Australian Journal of Plant Physiology 7(4) 375 - 385
Published: 1980

Abstract

The effects of variation of day/night temperature regime on the diurnal patterns of CO2 assimilation of pineapple plants were examined using single leaf and field enclosure methods.

At day temperatures of 30°C, increasing night temperatures from 20 to 35°C reduced the total assimilation of CO2 per daily light/dark cycle from 6.5 to 1.3 g CO2 m-2 (leaf area) day-1, and also reduced the proportion of total CO2 assimilation that occurred at night from c. 90% to c. 40%.

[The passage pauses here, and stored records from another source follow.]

## Files before the change

bithtm_amd/_lib.py:

```python

import ctypes as C
import os

HERE = os.path.dirname(os.path.abspath(__file__))
LIB_PATH = os.path.join(HERE, "libbithtm_hip.so")
ABI_VERSION = 4


class HtmConfig(C.Structure):
    _fields_ = [
        ("struct_bytes", C.c_uint32), ("device", C.c_int32),
        ("input_dim", C.c_int32), ("column_dim", C.c_int32), ("cell_dim", C.c_int32),
        ("active_columns", C.c_int32), ("enable_sp", C.c_int32), ("enable_tm", C.c_int32),
        ("sp_permanence_threshold", C.c_double), ("sp_delta_on", C.c_double), ("sp_delta_off", C.c_double),
        ("boost_coefficient", C.c_float), ("duty_momentum", C.c_float), ("duty_increment", C.c_float),
        ("tm_learn_active", C.c_double), ("tm_learn_inactive", C.c_double),
        ("tm_punish_active", C.c_double), ("tm_punish_inactive", C.c_double),
        ("tm_learn_prune", C.c_int32), ("tm_punish_prune", C.c_int32),
        ("tm_permanence_initial", C.c_float), ("tm_permanence_threshold", C.c_float),
        ("segment_activation_threshold", C.c_int32), ("segment_matching_threshold", C.c_int32),
        ("segment_sampling_synapses", C.c_int32),
        ("segment_capacity", C.c_int32), ("segment_capacity_local", C.c_int32), ("segment_slots", C.c_int32),
        ("seed", C.c_uint32), ("shard_rank", C.c_int32), ("shard_world", C.c_int32), ("use_caller_stream", C.c_int32),
        ("stream", C.c_void_p),
# ... 11 lines not shown
    ]


class HtmStepRecord(C.Structure):
    _fields_ = [(name, C.c_int32) for name in (
        "active_columns", "bursting_columns", "predicted_columns_before", "predicted_columns", "active_cells", "winner_cells",
        "segments", "new_segments")]


class HtmRunRecord(C.Structure):
    _fields_ = [("struct_bytes", C.c_uint32), ("records", C.c_void_p), ("active_column", C.c_void_p), ("column_prediction", C.c_void_p)]


class HtmSpRunRecord(C.Structure):
    _fields_ = [("struct_bytes", C.c_uint32), ("active_column", C.c_void_p), ("active_overlap", C.c_void_p), ("active_boosted", C.c_void_p)]


class HtmScalarField(C.Structure):
    _fields_ = [("minimum", C.c_double), ("scale", C.c_double)] + [(name, C.c_int32) for name in (
        "offset", "bits", "width", "buckets", "periodic", "reserved")]


class HtmLiveRow(C.Structure):
    _fields_ = HtmStepRecord._fields_ + [("step_index", C.c_int64), ("capacity_error", C.c_int32), ("reserved", C.c_int32)]


class HtmLikelihoodConfig(C.Structure):
    _fields_ = [("struct_bytes", C.c_uint32)] + [(name, C.c_int32) for name in (
        "learning_period", "estimation_samples", "history", "averaging_window", "reestimation_period")]


LIKELIHOOD_CHUNK = 512

F_ACTIVE_COLUMN, F_OVERLAPS, F_BOOSTED, F_DUTY_CYCLE, F_CELL_ACTIVATION, F_CELL_PREDICTION = 1, 2, 3, 4, 5, 6
F_WINNER_WORDS, F_BURSTING, F_WINNER_CELL, F_SEG_CELL, F_SEG_NSYN, F_SEG_PRESYN, F_SEG_PERM = 7, 8, 9, 10, 11, 12, 13
F_SEGCOUNT, F_SEG_POTENTIAL, F_MATCH_SEGMENT, F_MATCH_INFO, F_MATCH_JITTER, F_CELL_MAX_JITTER = 14, 15, 16, 17, 18, 19
F_SEG_GID = 20
F_RECYCLABLE_COUNTS = 21
PLAN_GRAPH, PLAN_PIPELINED, PLAN_LEAN, PLAN_SCAN_LARGE = 1, 2, 4, 8
SP_OVERLAP, SP_BOOST, SP_SELECT, SP_ACTIVE, SP_LEARN, SP_DUTY, SP_COMMIT = 1, 2, 3, 4, 5, 6, 7
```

Decreasing day temperatures (30 to 10°C) had little effect on total daily CO2 assimilation in warm (25°C) nights, but reduced it in cooler (15°C) nights. At day temperatures of <152C, CO2 assimilation took place predominantly (60-100%) in the photoperiod. In cool (10°C) days, the normal inverted stomatal rhythm of CAM plants was reversed; leaf conductance was high (c. 1.0 mm s-1) throughout the photoperiod and a large CO2 efflux was observed, lasting c. 2 h, at the beginning of the dark period.

Leaf conductance of pineapples, by day and by night, is strongly influenced by ambient temperatures, with cool conditions favouring stomatal opening.